-  for (int step = 0; step < T; step++) {
-    const int t = dir == 0 ? step : T - 1 - step;
-    const int cur = step & 1;
-    float xp_next = 0.f;
-    if (half == 0 && step + 1 < T) xp_next = __ldg(xp_base + (int64_t)(dir == 0 ? t + 1 : t - 1) * 2 * 4 * LH);
-    const float* hp = &hbuf[cur][half * 128];
-    float s0 = 0.f, s1 = 0.f, s2 = 0.f, s3 = 0.f, s4 = 0.f, s5 = 0.f, s6 = 0.f, s7 = 0.f;
-#pragma unroll
-    for (int j = 0; j < 128; j += 8) {
-      float4 a = *reinterpret_cast<const float4*>(hp + j);
-      float4 e = *reinterpret_cast<const float4*>(hp + j + 4);
-      s0 = fmaf(w[j], a.x, s0); s1 = fmaf(w[j + 1], a.y, s1); s2 = fmaf(w[j + 2], a.z, s2); s3 = fmaf(w[j + 3], a.w, s3);
-      s4 = fmaf(w[j + 4], e.x, s4); s5 = fmaf(w[j + 5], e.y, s5); s6 = fmaf(w[j + 6], e.z, s6); s7 = fmaf(w[j + 7], e.w, s7);
-    }
-    float s = ((s0 + s1) + (s2 + s3)) + ((s4 + s5) + (s6 + s7));
-    s += __shfl_xor_sync(0xffffffffu, s, 1);
-    float* gbuf = gates + cur * (4 * UPC);
-    if (half == 0) gbuf[r] = s + xp_cur;
-    __syncthreads();
-    if (tid < 4 * UPC) {
-      const float v = gbuf[tid];
-      gbuf[tid] = (tid >> 5) == 2 ? 1.f - __fdividef(2.f, 1.f + __expf(2.f * v)) : __fdividef(1.f, 1.f + __expf(-v));
-      asm volatile("bar.sync 1, 128;" ::: "memory");
-    }
-    if (tid < UPC) {
-      const float gi = gbuf[tid], gf = gbuf[UPC + tid], gg = gbuf[2 * UPC + tid], go = gbuf[3 * UPC + tid];
-      c = fmaf(gf, c, gi * gg);
-      const float hval = go * (1.f - __fdividef(2.f, 1.f + __expf(2.f * c)));
-      out[((int64_t)b * T + t) * out_ld + dir * LH + rank * UPC + tid] = hval;
-#pragma unroll
-      for (int rr = 0; rr < NCTA; rr++) {
-        float* remote = cluster.map_shared_rank(&hbuf[0][0], rr);
-        remote[(cur ^ 1) * LH + rank * UPC + tid] = hval;
-      }
-    }
-    xp_cur = xp_next;
-    cluster.sync();
-  }
-}
-
+__device__ __forceinline__ int hslot(int p) { return p ^ (((p >> 5) & 3) << 2); }
+__device__ __forceinline__ int slot_column(int p) { return ((p >> 7) << 7) | ((p & 15) << 3) | ((p >> 4) & 7); }
 
 __device__ __forceinline__ uint32_t smem_addr(const void* p) { return (uint32_t)__cvta_generic_to_shared(p); }
 __device__ __forceinline__ uint32_t mapa(uint32_t addr, uint32_t rank) {
   uint32_t r; asm volatile("mapa.shared::cluster.u32 %0, %1, %2;" : "=r"(r) : "r"(addr), "r"(rank)); return r;
 }
-__device__ __forceinline__ void st_async_f32(uint32_t raddr, float v, uint32_t rbar) {
-  asm volatile("st.async.weak.shared::cluster.mbarrier::complete_tx::bytes.b32 [%0], %1, [%2];"
-               ::"r"(raddr), "r"(__float_as_uint(v)), "r"(rbar) : "memory");
+__device__ __forceinline__ void st_async_v4(uint32_t raddr, float4 v, uint32_t rbar) {
+  asm volatile("st.async.weak.shared::cluster.mbarrier::complete_tx::bytes.v4.b32 [%0], {%1, %2, %3, %4}, [%5];"
+               ::"r"(raddr), "r"(__float_as_uint(v.x)), "r"(__float_as_uint(v.y)), "r"(__float_as_uint(v.z)), "r"(__float_as_uint(v.w)),
+                 "r"(rbar) : "memory");
 }
 __device__ __forceinline__ void bar_wait_cluster(uint32_t bar, uint32_t parity) {
   uint32_t ok = 0;
@@ -92,25 +26,28 @@
 }
 
 __global__ void __cluster_dims__(NCTA, 1, 1) __launch_bounds__(256, 1)
-lstm_bidir_kernel_v2(const float* __restrict__ xproj, const float* __restrict__ wh, float* __restrict__ out,
-                     int64_t out_ld, int T) {
+lstm_bidir_kernel(const float* __restrict__ xproj, const float* __restrict__ wh, float* __restrict__ out, int64_t out_ld, int T) {
   cg::cluster_group cluster = cg::this_cluster();
   const int rank = (int)cluster.block_rank();
   const int dir = blockIdx.y, b = blockIdx.z;
-  const int tid = threadIdx.x, half = tid & 1, r = tid >> 1;
-  const int gate = r >> 5, unit = r & 31;
-  const int grow = gate * LH + rank * UPC + unit;
+  const int tid = threadIdx.x, lane = tid & 31, warp = tid >> 5;
+  const int k = lane & 7, half = (lane >> 3) & 1, grp = lane >> 4;
+  const int p0 = rank * UPC + warp * 4;
+  const int hk = half * 8 + k;
+  const int gate = ((lane >> 1) & 1) * 2 + ((lane >> 2) & 1);
+  const int unit = slot_column(p0 + grp * 2 + (lane & 1));
   __shared__ __align__(16) float hbuf[2][LH];
-  __shared__ float gates[2 * 4 * UPC];
   __shared__ __align__(8) uint64_t hbar[2];
 
-  float w[128];
-  {
-    const float* wp = wh + ((int64_t)dir * 4 * LH + grow) * LH + half * 128;
+  float w[8][16];
 #pragma unroll
-    for (int j = 0; j < 128; j += 4) {
-      float4 t = *reinterpret_cast<const float4*>(wp + j);
-      w[j] = t.x; w[j + 1] = t.y; w[j + 2] = t.z; w[j + 3] = t.w;
+  for (int u = 0; u < 2; u++) {
+    const int ju = slot_column(p0 + grp * 2 + u);
+#pragma unroll
+    for (int g = 0; g < 4; g++) {
+      const float* wp = wh + ((int64_t)dir * 4 * LH + g * LH + ju) * LH + half * 128 + k;
+#pragma unroll
+      for (int i = 0; i < 16; i++) w[u * 4 + g][i] = __ldg(wp + 8 * i);
     }
   }
   for (int i = tid; i < 2 * LH; i += 256) (&hbuf[0][0])[i] = 0.f;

* _REQUIREMENT_: Would you transcribe the whole listing, keeping every character the same?

* _ANSWER SECTION_:
-  for (int step = 0; step < T; step++) {
-    const int t = dir == 0 ? step : T - 1 - step;
-    const int cur = step & 1;
-    float xp_next = 0.f;
-    if (half == 0 && step + 1 < T) xp_next = __ldg(xp_base + (int64_t)(dir == 0 ? t + 1 : t - 1) * 2 * 4 * LH);
-    const float* hp = &hbuf[cur][half * 128];
-    float s0 = 0.f, s1 = 0.f, s2 = 0.f, s3 = 0.f, s4 = 0.f, s5 = 0.f, s6 = 0.f, s7 = 0.f;
-#pragma unroll
-    for (int j = 0; j < 128; j += 8) {
-      float4 a = *reinterpret_cast<const float4*>(hp + j);
-      float4 e = *reinterpret_cast<const float4*>(hp + j + 4);
-      s0 = fmaf(w[j], a.x, s0); s1 = fmaf(w[j + 1], a.y, s1); s2 = fmaf(w[j + 2], a.z, s2); s3 = fmaf(w[j + 3], a.w, s3);
-      s4 = fmaf(w[j + 4], e.x, s4); s5 = fmaf(w[j + 5], e.y, s5); s6 = fmaf(w[j + 6], e.z, s6); s7 = fmaf(w[j + 7], e.w, s7);
-    }
-    float s = ((s0 + s1) + (s2 + s3)) + ((s4 + s5) + (s6 + s7));
-    s += __shfl_xor_sync(0xffffffffu, s, 1);
-    float* gbuf = gates + cur * (4 * UPC);
-    if (half == 0) gbuf[r] = s + xp_cur;
-    __syncthreads();
-    if (tid < 4 * UPC) {
-      const float v = gbuf[tid];
-      gbuf[tid] = (tid >> 5) == 2 ? 1.f - __fdividef(2.f, 1.f + __expf(2.f * v)) : __fdividef(1.f, 1.f + __expf(-v));
-      asm volatile("bar.sync 1, 128;" ::: "memory");
-    }
-    if (tid < UPC) {
-      const float gi = gbuf[tid], gf = gbuf[UPC + tid], gg = gbuf[2 * UPC + tid], go = gbuf[3 * UPC + tid];
-      c = fmaf(gf, c, gi * gg);
-      const float hval = go * (1.f - __fdividef(2.f, 1.f + __expf(2.f * c)));
-      out[((int64_t)b * T + t) * out_ld + dir * LH + rank * UPC + tid] = hval;
-#pragma unroll
-      for (int rr = 0; rr < NCTA; rr++) {
-        float* remote = cluster.map_shared_rank(&hbuf[0][0], rr);
-        remote[(cur ^ 1) * LH + rank * UPC + tid] = hval;
-      }
-    }
-    xp_cur = xp_next;
-    cluster.sync();
-  }
-}
-
+__device__ __forceinline__ int hslot(int p) { return p ^ (((p >> 5) & 3) << 2); }
+__device__ __forceinline__ int slot_column(int p) { return ((p >> 7) << 7) | ((p & 15) << 3) | ((p >> 4) & 7); }
 
 __device__ __forceinline__ uint32_t smem_addr(const void* p) { return (uint32_t)__cvta_generic_to_shared(p); }
 __device__ __forceinline__ uint32_t mapa(uint32_t addr, uint32_t rank) {
   uint32_t r; asm volatile("mapa.shared::cluster.u32 %0, %1, %2;" : "=r"(r) : "r"(addr), "r"(rank)); return r;
 }
-__device__ __forceinline__ void st_async_f32(uint32_t raddr, float v, uint32_t rbar) {
-  asm volatile("st.async.weak.shared::cluster.mbarrier::complete_tx::bytes.b32 [%0], %1, [%2];"
-               ::"r"(raddr), "r"(__float_as_uint(v)), "r"(rbar) : "memory");
+__device__ __forceinline__ void st_async_v4(uint32_t raddr, float4 v, uint32_t rbar) {
+  asm volatile("st.async.weak.shared::cluster.mbarrier::complete_tx::bytes.v4.b32 [%0], {%1, %2, %3, %4}, [%5];"
+               ::"r"(raddr), "r"(__float_as_uint(v.x)), "r"(__float_as_uint(v.y)), "r"(__float_as_uint(v.z)), "r"(__float_as_uint(v.w)),
+                 "r"(rbar) : "memory");
 }
 __device__ __forceinline__ void bar_wait_cluster(uint32_t bar, uint32_t parity) {
   uint32_t ok = 0;
@@ -92,25 +26,28 @@
 }
 
 __global__ void __cluster_dims__(NCTA, 1, 1) __launch_bounds__(256, 1)
-lstm_bidir_kernel_v2(const float* __restrict__ xproj, const float* __restrict__ wh, float* __restrict__ out,
-                     int64_t out_ld, int T) {
+lstm_bidir_kernel(const float* __restrict__ xproj, const float* __restrict__ wh, float* __restrict__ out, int64_t out_ld, int T) {
   cg::cluster_group cluster = cg::this_cluster();
   const int rank = (int)cluster.block_rank();
   const int dir = blockIdx.y, b = blockIdx.z;
-  const int tid = threadIdx.x, half = tid & 1, r = tid >> 1;
-  const int gate = r >> 5, unit = r & 31;
-  const int grow = gate * LH + rank * UPC + unit;
+  const int tid = threadIdx.x, lane = tid & 31, warp = tid >> 5;
+  const int k = lane & 7, half = (lane >> 3) & 1, grp = lane >> 4;
+  const int p0 = rank * UPC + warp * 4;
+  const int hk = half * 8 + k;
+  const int gate = ((lane >> 1) & 1) * 2 + ((lane >> 2) & 1);
+  const int unit = slot_column(p0 + grp * 2 + (lane & 1));
   __shared__ __align__(16) float hbuf[2][LH];
-  __shared__ float gates[2 * 4 * UPC];
   __shared__ __align__(8) uint64_t hbar[2];
 
-  float w[128];
-  {
-    const float* wp = wh + ((int64_t)dir * 4 * LH + grow) * LH + half * 128;
+  float w[8][16];
 #pragma unroll
-    for (int j = 0; j < 128; j += 4) {
-      float4 t = *reinterpret_cast<const float4*>(wp + j);
-      w[j] = t.x; w[j + 1] = t.y; w[j + 2] = t.z; w[j + 3] = t.w;
+  for (int u = 0; u < 2; u++) {
+    const int ju = slot_column(p0 + grp * 2 + u);
+#pragma unroll
+    for (int g = 0; g < 4; g++) {
+      const float* wp = wh + ((int64_t)dir * 4 * LH + g * LH + ju) * LH + half * 128 + k;
+#pragma unroll
+      for (int i = 0; i < 16; i++) w[u * 4 + g][i] = __ldg(wp + 8 * i);
     }
   }
   for (int i = tid; i < 2 * LH; i += 256) (&hbuf[0][0])[i] = 0.f;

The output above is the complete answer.